» **SOURCE DATA**
void csg_destroy(csg_ctx* c) {
  if (!c) return;
  if (c->last_stream && c->last_stream != c->stream) (void)hipStreamSynchronize(c->last_stream);
  if (c->stream) (void)hipStreamSynchronize(c->stream);
  if (c->copy_stream) (void)hipStreamSynchronize(c->copy_stream);
  c->tri_pos.release(); c->tri_uv.release(); c->inst.release(); c->set_mats.release(); c->iset.release(); c->lights.release();
  c->chunks.release();
  c->texels.release();
  c->aquad.release();
  c->acls.release();
  c->texd.release(); c->models.release(); c->kp.release(); c->frames.release(); c->clip.release();
  c->pv.release(); c->recs.release(); c->rect.release(); c->rec_count.release(); c->tile_count.release();
  c->slab.release(); c->plan_need.release();
  c->tile_off.release(); c->bins.release(); c->bcount.release(); c->overflow.release(); c->o_rgb.release();
  c->o_inst.release(); c->o_depth.release(); c->o_kp_uv.release(); c->o_kp_vis.release(); c->o_stats.release();
  c->kp_w.release(); c->kp_pix.release(); c->kp_tiles.release();
  c->o_points.release(); c->o_normals.release(); c->cam.release(); c->fset.release();
  c->of.release(); c->o_objc.release();
  c->o_dvis.release(); c->o_drange.release(); c->o_cov.release(); c->drange.release(); c->jet.release();
  for (uint32_t k = 0; k < csg_ctx::kStaging; ++k) {
    if (c->h_stage[k]) (void)hipHostFree(c->h_stage[k]);
    if (c->stage_ev[k]) (void)hipEventDestroy(c->stage_ev[k]);
  }
  if (c->am_busy) (void)hipEventSynchronize(c->am_done);
  c->lab_off.release(); c->lab_chunks.release(); c->am_frames.release(); c->am_bits.release(); c->am_keys.release();
  for (uint32_t k = 0; k < csg_ctx::kStaging; ++k) {
    if (c->am_stage[k]) (void)hipHostFree(c->am_stage[k]);
    if (c->am_stage_ev[k]) (void)hipEventDestroy(c->am_stage_ev[k]);
  }
  c->as_planes.release(); c->as_touched.release(); c->as_cnt.release(); c->as_tables.release();
  if (c->as_stage) (void)hipHostFree(c->as_stage);
  if (c->as_stage_ev) (void)hipEventDestroy(c->as_stage_ev);
  if (c->am_done) (void)hipEventDestroy(c->am_done);
  if (c->ms_busy) (void)hipEventSynchronize(c->ms_done);
  c->ms_cnt.release();
  if (c->ms_done) (void)hipEventDestroy(c->ms_done);
  for (auto& e : c->ring)
    if (e) (void)hipEventDestroy(e);
  if (c->h_ids_n) (void)hipHostFree(c->h_ids_n);
// ... 108 lines not shown
  HIP_TRY(c, c->chunks.alloc(ch.size()));
  HIP_TRY(c, hipMemcpy(c->tri_pos.p, tri_pos.data(), tri_pos.size() * 4, hipMemcpyHostToDevice));
  HIP_TRY(c, hipMemcpy(c->tri_uv.p, tri_uv.data(), tri_uv.size() * 4, hipMemcpyHostToDevice));
  HIP_TRY(c, hipMemcpy(c->inst.p, idesc.data(), idesc.size() * sizeof(InstDesc), hipMemcpyHostToDevice));
  c->h_inst = idesc;
  {
    int32_t lo = -1, hi = -1;
    for (const InstDesc& d : idesc) { lo = std::min(lo, d.label); hi = std::max(hi, d.label); }
    c->ids_bytes = lo < -1 ? 4u : hi <= 254 ? 1u : hi <= 65534 ? 2u : 4u;
    c->n_lab = (uint32_t)std::max<int64_t>((int64_t)hi + 1, 1);
  }
  {
    std::vector<uint32_t> off((size_t)c->n_lab + 1, 0u), list;
    for (const Chunk& k : ch)
      if (idesc[k.inst].label >= 0) ++off[(size_t)idesc[k.inst].label + 1];
    uint32_t most = 0;
    for (uint32_t l = 0; l < c->n_lab; ++l) {
      most = std::max(most, off[l + 1]);
      off[l + 1] += off[l];
    }
    list.resize(std::max<size_t>(off[c->n_lab], 1), 0u);
    std::vector<uint32_t> at(off.begin(), off.end() - 1);
    for (size_t k = 0; k < ch.size(); ++k)
      if (idesc[ch[k].inst].label >= 0) list[at[(size_t)idesc[ch[k].inst].label]++] = (uint32_t)k;
    HIP_TRY(c, c->lab_off.alloc(off.size()));
    HIP_TRY(c, c->lab_chunks.alloc(list.size()));
    HIP_TRY(c, hipMemcpy(c->lab_off.p, off.data(), off.size() * 4, hipMemcpyHostToDevice));
    HIP_TRY(c, hipMemcpy(c->lab_chunks.p, list.data(), list.size() * 4, hipMemcpyHostToDevice));
    c->lab_max_chunks = most;
    c->h_lab_off = off;
    c->h_lab_chunks = list;
  }
  c->iset.release();
  HIP_TRY(c, hipMemcpy(c->chunks.p, ch.data(), ch.size() * sizeof(Chunk), hipMemcpyHostToDevice));
  c->n_inst = n_inst;
  c->n_meshes = n_meshes;
  c->n_materials = n_materials;
  c->h_mats = mats;
  c->h_meshes = md;
  c->n_chunks = (uint32_t)ch.size();
  c->n_tris_total = ntot;
  c->h_models = models;
  c->set_valid.assign(1, 1);
  c->models_dirty = true;
  c->dr_tex.clear();
  c->dr_dirty = true;
  c->h_kp.clear();
  c->kp_valid.clear();
  c->n_kp = 0;
  c->kp_dirty = true;
  c->h_of.clear();
  c->of_sets = 0;
  c->of_dirty = true;
  c->have_scene = true;
  c->work_frames = 0;
  c->rec_cap = 0;
  c->bin_cap = 0;
  return CSG_OK;
}

int csg_upload_texture(csg_ctx* c, uint32_t tex_id, const uint8_t* rgba8, uint32_t w, uint32_t h) {
  if (!c) return CSG_ERR_INVALID;
  if (!rgba8 || w == 0 || h == 0 || w > 16384 || h > 16384 || tex_id >= 4096)
    return c->fail(CSG_ERR_INVALID, "upload_texture: bad arguments");
  if (c->textures.size() <= tex_id) c->textures.resize(tex_id + 1);
  HostTexture& t = c->textures[tex_id];
// ... 104 lines not shown

static int build_alpha_classes(csg_ctx* c, const std::vector<TexDesc>& td, size_t total, bool tex_changed) {
  std::vector<int> thr(c->textures.size(), -1);
  for (const MatDesc& m : c->h_set_mats) {
    if (!m.alpha_test || m.texture < 0 || (size_t)m.texture >= thr.size()) continue;
    int& t = thr[m.texture];
    if (t == -1) t = (int)m.alpha_threshold;
    else if (t != (int)m.alpha_threshold) t = -2;
  }
  if (!tex_changed && c->acls.p && thr == c->acls_thr) return CSG_OK;
  c->acls_thr = thr;
  std::vector<uint32_t> cls((total + 15) / 16 + 1, 0xFFFFFFFFu);
  for (size_t k = 0; k < c->textures.size(); ++k) {
    const HostTexture& t = c->textures[k];
    if (!t.present || thr[k] < 0) continue;
    const uint32_t th = (uint32_t)thr[k];
    for (uint32_t y = 0; y < t.h; ++y)
      for (uint32_t x = 0; x < t.w; ++x) {
        const uint32_t x1 = x + 1 == t.w ? 0 : x + 1, y1 = y + 1 == t.h ? 0 : y + 1;
        auto a = [&](uint32_t xx, uint32_t yy) { return (uint32_t)t.rgba[((size_t)yy * t.w + xx) * 4 + 3]; };
        const uint32_t q[4] = {a(x, y), a(x1, y), a(x, y1), a(x1, y1)};
        const uint32_t mn = std::min(std::min(q[0], q[1]), std::min(q[2], q[3]));
        const uint32_t mx = std::max(std::max(q[0], q[1]), std::max(q[2], q[3]));
        const uint32_t cl = mx <= th ? 0u : mn > th ? 1u : 3u;
        const size_t i = (size_t)td[k].offset + (size_t)y * t.w + x;
        cls[i >> 4] = (cls[i >> 4] & ~(3u << (2 * (i & 15)))) | (cl << (2 * (i & 15)));
      }
  }
  HIP_TRY(c, c->acls.alloc(cls.size()));
  HIP_TRY(c, hipMemcpy(c->acls.p, cls.data(), cls.size() * 4, hipMemcpyHostToDevice));
  return CSG_OK;
}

» **EXERCISE INSTRUCTIONS**
Send back an exact copy of only the lines from the line with "c->dr_tex.clear();" up to and including the line with "static int build_alpha_classes(csg_ctx*" in the data above.

» **RESPONSE**
  c->dr_tex.clear();
  c->dr_dirty = true;
  c->h_kp.clear();
  c->kp_valid.clear();
  c->n_kp = 0;
  c->kp_dirty = true;
  c->h_of.clear();
  c->of_sets = 0;
  c->of_dirty = true;
  c->have_scene = true;
  c->work_frames = 0;
  c->rec_cap = 0;
  c->bin_cap = 0;
  return CSG_OK;
}

int csg_upload_texture(csg_ctx* c, uint32_t tex_id, const uint8_t* rgba8, uint32_t w, uint32_t h) {
  if (!c) return CSG_ERR_INVALID;
  if (!rgba8 || w == 0 || h == 0 || w > 16384 || h > 16384 || tex_id >= 4096)
    return c->fail(CSG_ERR_INVALID, "upload_texture: bad arguments");
  if (c->textures.size() <= tex_id) c->textures.resize(tex_id + 1);
  HostTexture& t = c->textures[tex_id];
// ... 104 lines not shown

static int build_alpha_classes(csg_ctx* c, const std::vector<TexDesc>& td, size_t total, bool tex_changed) {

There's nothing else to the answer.